Problems of EXIF metadata:
- EXIF only allows JPEG or TIFF files. Camera RAW files are not compatible with EXIF. Therefore, the metadata structure of Camera RAW files is up to the Camera Manufacturer and has to be decoded individually (dcraw or Exiftool).
- Essential Information is stored in custom=proprietary EXIF MakerNote tags.
- No possibility to record time-zone information.
- Some EXIF tags provide misleading information (e.g. Orientation tag set, but camera can't detect orientation)
- Many EXIF tags are not mandatory.
Sources:
IPTC
IPTC metadata were employed by Adobe Systems Inc. to describe photos already in the early nineties. A subset of the IPTC "Information Interchange Model - IIM" was adopted as the well known "IPTC Headers" for Photoshop, JPEG and TIFF image files which currently describe millions of professional digital photos.
(quoting the IPTC/XMP Website)
IPTC provides descriptive, non-technical infos on a photo. This includes headline (~ title), caption (~ description), but also copyright and textual location information. As one can read from the field names, IPTC is geared towards press photos. This is still the primary application domain, but also hobby photographers store their descriptions in IPTC data fields (actually, their imaging software does).

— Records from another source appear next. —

__device__ __forceinline__ int fe_wave_sum(int v) {
    v += __builtin_amdgcn_update_dpp(0, v, 0xB1, 0xF, 0xF, true);
    v += __builtin_amdgcn_update_dpp(0, v, 0x4E, 0xF, 0xF, true);
    v += __builtin_amdgcn_update_dpp(0, v, 0x141, 0xF, 0xF, true);
    v += __builtin_amdgcn_update_dpp(0, v, 0x140, 0xF, 0xF, true);
    return __builtin_amdgcn_readlane(v, 0) + __builtin_amdgcn_readlane(v, 16) + __builtin_amdgcn_readlane(v, 32) +
           __builtin_amdgcn_readlane(v, 48);
}

template <typename Fill>
__device__ __forceinline__ void fe_knn(unsigned char* R2, float* xx, unsigned char* idx_out, int m, int c, int k, Fill fill,
                                       int32_t* __restrict__ tap, int tid) {
    float* Fb = reinterpret_cast<float*>(R2);
    unsigned* K = reinterpret_cast<unsigned*>(R2 + FE_KEYS_OFF);
    const int lane = tid & 63, wave = __builtin_amdgcn_readfirstlane(tid >> 6);
    const int r16 = lane & 15, g4 = lane >> 4;
    const int bi0 = 0, bj0 = wave < 3 ? wave : 0;
    const int bi1 = wave == 1 ? 2 : 1, bj1 = wave == 2 ? 1 : 2;
    f32x4 acc0 = {0.f, 0.f, 0.f, 0.f}, acc1 = {0.f, 0.f, 0.f, 0.f};
    float myxx = 0.f;
    __syncthreads();
    if (wave >= 4) fill(Fb, 0, min(32, c), tid - 256);
    __syncthreads();
    int buf = 0;
    for (int c0 = 0; c0 < c; c0 += 32, buf ^= 1) {
        const int cw = min(32, c - c0);
        const float* F = Fb + buf * (64 * FE_F_LD);
        if (wave >= 4) {
            if (c0 + 32 < c) fill(Fb + (buf ^ 1) * (64 * FE_F_LD), c0 + 32, min(32, c - c0 - 32), tid - 256);
        } else if (wave < 3) {
            const float* fa0 = F + (16 * bi0 + r16) * FE_F_LD + g4;
            const float* fb0 = F + (16 * bj0 + r16) * FE_F_LD + g4;
            const float* fa1 = F + (16 * bi1 + r16) * FE_F_LD + g4;
            const float* fb1 = F + (16 * bj1 + r16) * FE_F_LD + g4;
            if (cw == 32) {
// ... 7 lines not shown
                }
#pragma unroll
                for (int s4 = 0; s4 < 8; ++s4) {
                    acc0 = __builtin_amdgcn_mfma_f32_16x16x4f32(a0[s4], b0[s4], acc0, 0, 0, 0);
                    acc1 = __builtin_amdgcn_mfma_f32_16x16x4f32(a1[s4], b1[s4], acc1, 0, 0, 0);
                }
            } else {
                for (int cc = 0; cc < cw; cc += 4) {
                    acc0 = __builtin_amdgcn_mfma_f32_16x16x4f32(fa0[cc], fb0[cc], acc0, 0, 0, 0);
                    acc1 = __builtin_amdgcn_mfma_f32_16x16x4f32(fa1[cc], fb1[cc], acc1, 0, 0, 0);
                }
            }
        } else if (lane < m) {
            const float* fr = F + lane * FE_F_LD;
            for (int cc2 = 0; cc2 < cw; ++cc2) {
                const float sq = __fmul_rn(fr[cc2], fr[cc2]);
                myxx = (c0 == 0 && cc2 == 0) ? sq : __fadd_rn(myxx, sq);
            }
        }
        __syncthreads();
    }
    if (wave == 3 && lane < m) xx[lane] = myxx;
    __syncthreads();
    if (wave < 3) {
#pragma unroll
        for (int q = 0; q < 2; ++q) {
            const int bi = q ? bi1 : bi0, bj = q ? bj1 : bj0;
            const f32x4 acc = q ? acc1 : acc0;
            const int j = 16 * bj + r16;
#pragma unroll
            for (int e = 0; e < 4; ++e) {
                const int i = 16 * bi + 4 * g4 + e;
                if (i < m && j < m) {
                    const float inner = __fmul_rn(-2.0f, acc[e]);
                    K[i * (m + 1) + j] = float_max_key(__fadd_rn(__fsub_rn(__fsub_rn(-xx[j], inner), xx[i]), 0.0f));
                    if (bi != bj) K[j * (m + 1) + i] = float_max_key(__fadd_rn(__fsub_rn(__fsub_rn(-xx[i], inner), xx[j]), 0.0f));
                }
            }
        }
    }
    __syncthreads();
    const int full = m * (m - 1) / 2;
    for (int i = wave; i < m; i += FE_NT / 64) {
        const unsigned key0 = lane < m ? K[i * (m + 1) + lane] : 0u;
        int r0 = 0;
        for (int jb = 0; jb < m; jb += 8) {
#pragma unroll
            for (int u = 0; u < 8; ++u) r0 += (unsigned)__builtin_amdgcn_readlane(key0, (jb + u) & 63) > key0;
        }
        const int tot = fe_wave_sum(lane < m ? r0 : 0);
        if (tot != full) {
            const unsigned long long k0 = ((unsigned long long)key0 << 32) | (unsigned)~lane;
            r0 = 0;
            for (int jb = 0; jb < m; jb += 8) {
#pragma unroll
                for (int u = 0; u < 8; ++u) {
                    const int jp = jb + u;
                    const unsigned long long kv = ((unsigned long long)(unsigned)__builtin_amdgcn_readlane(key0, jp & 63) << 32) | (unsigned)~jp;
                    r0 += kv > k0;
                }
            }
        }
        if (lane < m && r0 < k) {
            idx_out[i * FE_M + r0] = (unsigned char)lane;
            if (tap) tap[i * k + r0] = lane;
        }
    }
}

constexpr int FE_PR = 64;
constexpr int FE_TP = FE_M / 3;

__device__ __forceinline__ void fe_put_at(unsigned char* p, float v) {
    v = settle(v);
    const _Float16 hi = (_Float16)v;
    *reinterpret_cast<_Float16*>(p) = hi;
    *reinterpret_cast<_Float16*>(p + FE_PR * 64) = (_Float16)__builtin_fmaf((float)hi, -1.0f, v);
}

template <int KIND, bool FAST>
__device__ __forceinline__ void fe_emit4(const float (&x)[4], const NeuronP& p, int t0, int nemit, unsigned char* const (&pe)[4], int pt0,
                                         int m, bool count, int* __restrict__ gate, float* __restrict__ tap, int64_t tap_tstride) {
    const int total = FAST ? 4 : t0 + nemit;
    {
        NeuronStep2<KIND == 1> n0(p), n1(p);
        const f32x2 z = f32x2{0.f, 0.f};
        bool o0 = false, o1 = false;
        if (FAST) {
// ... 70 lines not shown
            if (a.tap_knn) a.tap_knn[tab_off + e] = v;
        }
    } else {
        FeNP pn = fe_load_np(a.nprm, COFF_IN + (tid & 31));
        auto fill = [&](float* F, int c0, int cw, int ftid) {
            const int cc = ftid & 31;
            const NeuronP p = fe_np(pn);
            pn = fe_load_np(a.nprm, COFF_IN + (c0 + 32 < CIN ? c0 + 32 : c0) + cc);
#pragma unroll
            for (int n = 0; n < 8; n += 2) {
                const int ia = (ftid >> 5) + 8 * n, ib = ia + 8;
                if (ia < FE_M) {
                    const f32x2 sp = fe_spike0<KIND_IN>(f32x2{XS[ia * FE_XLD + COFF_IN + c0 + cc],
                                                              XS[(ib < FE_M ? ib : ia) * FE_XLD + COFF_IN + c0 + cc]}, p);
                    F[ia * FE_F_LD + cc] = ia < m ? sp.x : 0.f;
                    F[ib * FE_F_LD + cc] = (ib < m && ib < FE_M) ? sp.y : 0.f;
                } else {
                    F[ia * FE_F_LD + cc] = 0.f;
                    F[ib * FE_F_LD + cc] = 0.f;
                }
            }
            (void)cw;
        };
        fe_knn(R2, xx, IDXL, m, CIN, kk, fill, a.tap_knn ? a.tap_knn + tab_off : nullptr, tid);
    }
    __syncthreads();
    FE_STAMP(4 * L);
    {
        const int cc = tid & 63;
        FeNP pn2 = fe_load_np(a.nprm, COFF_IN + cc);
        for (int c0 = 0; c0 < CIN; c0 += 64) {
            const NeuronP p = fe_np(pn2);
            pn2 = fe_load_np(a.nprm, COFF_IN + (c0 + 64 < CIN ? c0 + 64 : c0) + cc);
#pragma unroll
            for (int n = 0; n < 6; n += 2) {
                const int ia = (tid >> 6) + 8 * n, ib = ia + 8;
                const f32x2 sp = fe_spike0<KIND_IN>(f32x2{XS[ia * FE_XLD + COFF_IN + c0 + cc], XS[ib * FE_XLD + COFF_IN + c0 + cc]}, p);
                fe_put<64>(R2, ia, c0 + cc, sp.x);
                fe_put<64>(R2, ib, c0 + cc, sp.y);
#ifdef FE_DEBUG_PANEL
                if (a.tap_x0 && ia < m) a.tap_x0[((a.s0 + patch_i) * m + ia) * 960 + COFF_IN + c0 + cc] = sp.x;
                if (a.tap_x0 && ib < m) a.tap_x0[((a.s0 + patch_i) * m + ib) * 960 + COFF_IN + c0 + cc] = sp.y;
#endif
            }
        }
    }
    __syncthreads();
    FE_STAMP(4 * L + 1);
    const bool active = L != 1 || w < 4;
    f32x4 acc[NPW][3][4];
    if (active) {
#pragma unroll
        for (int q = 0; q < NPW; ++q) {
            const int pr = w + 8 * q;
            const int css[4] = {2 * pr, 2 * pr + 1, 2 * (COUT / 32 + pr), 2 * (COUT / 32 + pr) + 1};
            fe_gemm16<4, 3>(R2, 4096, reinterpret_cast<const half8*>(a.edge_wp[L - 1]), CIN / 32, css, lane, acc[q]);
        }
    }
    __syncthreads();
    FE_STAMP(4 * L + 2);
    float* SAw = reinterpret_cast<float*>(R2) + w * FE_TILE;
    const int c16 = lane & 15, g4 = lane >> 4;
    const int qd = lane & 7, g6 = 6 * (lane >> 3);
#pragma unroll
    for (int q = 0; q < NPW; ++q) {
        float pre[3][2][4];
        if (active) {
            const int col0 = 32 * (w + 8 * q) + c16;
            const float sh[2] = {a.shift[L - 1][col0], a.shift[L - 1][col0 + 16]};
#pragma unroll
            for (int rs = 0; rs < 3; ++rs)
#pragma unroll
                for (int cj = 0; cj < 2; ++cj)
#pragma unroll
                    for (int e = 0; e < 4; ++e)
                        SAw[(16 * rs + 4 * g4 + e) * FE_TLD + 16 * cj + c16] = __fadd_rn(__fmul_rn(acc[q][rs][cj][e], 0.0625f), 0.0f);
            asm volatile("s_waitcnt lgkmcnt(0)" ::: "memory");
            __builtin_amdgcn_wave_barrier();
            {
                float4 mx[6];
#pragma unroll
                for (int r = 0; r < 6; ++r) mx[r] = make_float4(-__builtin_huge_valf(), -__builtin_huge_valf(), -__builtin_huge_valf(), -__builtin_huge_valf());
                const unsigned char* ir0 = IDXL + g6 * FE_M;
                const float* tq = SAw + 4 * qd;
                int j = 0;
                for (; j + 4 <= kk; j += 4) {
                    unsigned pk[6];
#pragma unroll
                    for (int r = 0; r < 6; ++r) pk[r] = *reinterpret_cast<const unsigned*>(ir0 + r * FE_M + j);
#pragma unroll
                    for (int r = 0; r < 6; ++r) {
                        const float4 v0 = *reinterpret_cast<const float4*>(tq + (pk[r] & 255u) * FE_TLD);
                        const float4 v1 = *reinterpret_cast<const float4*>(tq + ((pk[r] >> 8) & 255u) * FE_TLD);
                        const float4 v2 = *reinterpret_cast<const float4*>(tq + ((pk[r] >> 16) & 255u) * FE_TLD);
                        const float4 v3 = *reinterpret_cast<const float4*>(tq + (pk[r] >> 24) * FE_TLD);
                        mx[r].x = fmaxf(fmaxf(mx[r].x, v0.x), fmaxf(v1.x, fmaxf(v2.x, v3.x)));
                        mx[r].y = fmaxf(fmaxf(mx[r].y, v0.y), fmaxf(v1.y, fmaxf(v2.y, v3.y)));
                        mx[r].z = fmaxf(fmaxf(mx[r].z, v0.z), fmaxf(v1.z, fmaxf(v2.z, v3.z)));
                        mx[r].w = fmaxf(fmaxf(mx[r].w, v0.w), fmaxf(v1.w, fmaxf(v2.w, v3.w)));
                    }
                }
                for (; j < kk; ++j) {
#pragma unroll
                    for (int r = 0; r < 6; ++r) {
                        const float4 v0 = *reinterpret_cast<const float4*>(tq + ir0[r * FE_M + j] * FE_TLD);
                        mx[r].x = fmaxf(mx[r].x, v0.x);
                        mx[r].y = fmaxf(mx[r].y, v0.y);
                        mx[r].z = fmaxf(mx[r].z, v0.z);
                        mx[r].w = fmaxf(mx[r].w, v0.w);
                    }
                }
                asm volatile("s_waitcnt lgkmcnt(0)" ::: "memory");
                __builtin_amdgcn_wave_barrier();
#pragma unroll
                for (int r = 0; r < 6; ++r) *reinterpret_cast<float4*>(SAw + (g6 + r) * FE_TLD + 4 * qd) = mx[r];
                asm volatile("s_waitcnt lgkmcnt(0)" ::: "memory");
                __builtin_amdgcn_wave_barrier();
            }
#pragma unroll
            for (int rs = 0; rs < 3; ++rs)
#pragma unroll
                for (int cj = 0; cj < 2; ++cj)
#pragma unroll
                    for (int e = 0; e < 4; ++e) {
                        const int row = 16 * rs + 4 * g4 + e;
                        const float mxv = SAw[row * FE_TLD + 16 * cj + c16];
                        const float xb = __fadd_rn(__fmul_rn(acc[q][rs][2 + cj][e], 0.0625f), 0.0f);
                        pre[rs][cj][e] = lrelu02(__fadd_rn(__fsub_rn(mxv, xb), sh[cj]));
                        if (a.tap_x0 && row < m) a.tap_x0[((a.s0 + patch_i) * m + row) * 960 + COFF_OUT + col0 + 16 * cj] = pre[rs][cj][e];
                    }
            asm volatile("s_waitcnt lgkmcnt(0)" ::: "memory");
            __builtin_amdgcn_wave_barrier();
            if (L <= 2) {
#pragma unroll
                for (int rs = 0; rs < 3; ++rs)
#pragma unroll
                    for (int cj = 0; cj < 2; ++cj)
#pragma unroll
                        for (int e = 0; e < 4; ++e) XS[(16 * rs + 4 * g4 + e) * FE_XLD + COFF_OUT + col0 + 16 * cj] = pre[rs][cj][e];
            } else {
#pragma unroll
                for (int rs = 0; rs < 3; ++rs)
#pragma unroll
                    for (int cj = 0; cj < 2; ++cj)
#pragma unroll
                        for (int e = 0; e < 4; ++e) SAw[(16 * rs + 4 * g4 + e) * FE_TLD + 16 * cj + c16] = pre[rs][cj][e];
            }
        }
        if (L == 3) {
            __syncthreads();
            const float* SA = reinterpret_cast<const float*>(R2);
#pragma unroll
            for (int jj = 0; jj < 2; ++jj) {
                const int c3l = 2 * jj + 1 - (w & 1);
#pragma unroll
                for (int th = 0; th < 3; ++th)
#pragma unroll
                    for (int e = 0; e < 4; ++e)
                        x3[th][2 * q + jj][e] = SA[(2 * c3l + (lane >> 5)) * FE_TILE + (FE_TP * th + 4 * (w >> 1) + e) * FE_TLD + (lane & 31)];
            }
            __syncthreads();
        }
    }
    __syncthreads();
    FE_STAMP(4 * L + 3);
}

Two IPTC standards exist: the older one (IPTC/NAA) stores its data directly in the image header, the newer one (IPTC4XMP) embeds this information in an XMP document, which can either be saved within the image header or as a standalone document.
- IPTC4XMP Website
- Imaging Software that supports IPTC tags
- Information on the IPTC/NAA standard - mind the sample IPTC fields table on the bottom of the page!
Adobe XMP
The Adobe Extensible Metadata Platform (XMP) is a standard for processing and storing standardized and proprietary metadata, created by Adobe Systems Inc. It is a Subset of the W3C Resource Description framework (=expressed in XML). XMP serves as a XML Container Format for other metadata like EXIF or IPTC, but can also be extended for custom metadata.
It can be saved as .XMP text file and is also embedable in the following image file formats:
- TIFF - Tag 700
- JPEG - Application segment 1 (0xFFE1) with segment header "http://ns.adobe.com/xap/1.0/\x00"
- JPEG 2000 - 'uuid' atom with UID of 0xBE7ACFCB97A942E89C71999491E3AFAC
- PSD - Location (?)
It's main drawbacks are:
- Lack of full XMP editing capabilities in Adobe's own applications: The user can also edit the Information from pre-defined schemas (IPTC, EXIF(?)). You can't edit your own custom metadata schema.
- Introduces redundancy (the information of EXIF and IPTC is repeated in the XMP document)
- Increases the filesize (especially for web photos)
Sources:
Google Picasa
Flickr.com
Filesystem
TODO: gather some information
Creative Commons
The Creative Commons License model bridges the gap between artists and copyright law. The model allows an artist to specify in an easy, yet detailed way under which conditions he wants to release his works to the public. After answering some simple questions like "May others edit or remix your work?", the system chooses a suitable License for you. While some simple icons show the main restrictions of your license (e.g. no commercial use) in a human-understandable way, international "law-proofness" is assured by a detailed license text. CreativeCommons is free to use, for more information check their webpage
Retrieval Strategy
There are essentially two ways to retrieve metadata from a photo:
- when it is hosted on a photosharing site like flickr or picasa, you can use API-calls to get the data.
- when it is stored in a local or remote filesystem (Harddisk, FTP,...) you have to parse the file header of the photo on your own.
Our retrieval strategy is short: when a) doesn't apply (=photo not hosted on flickr/picasa), then use b.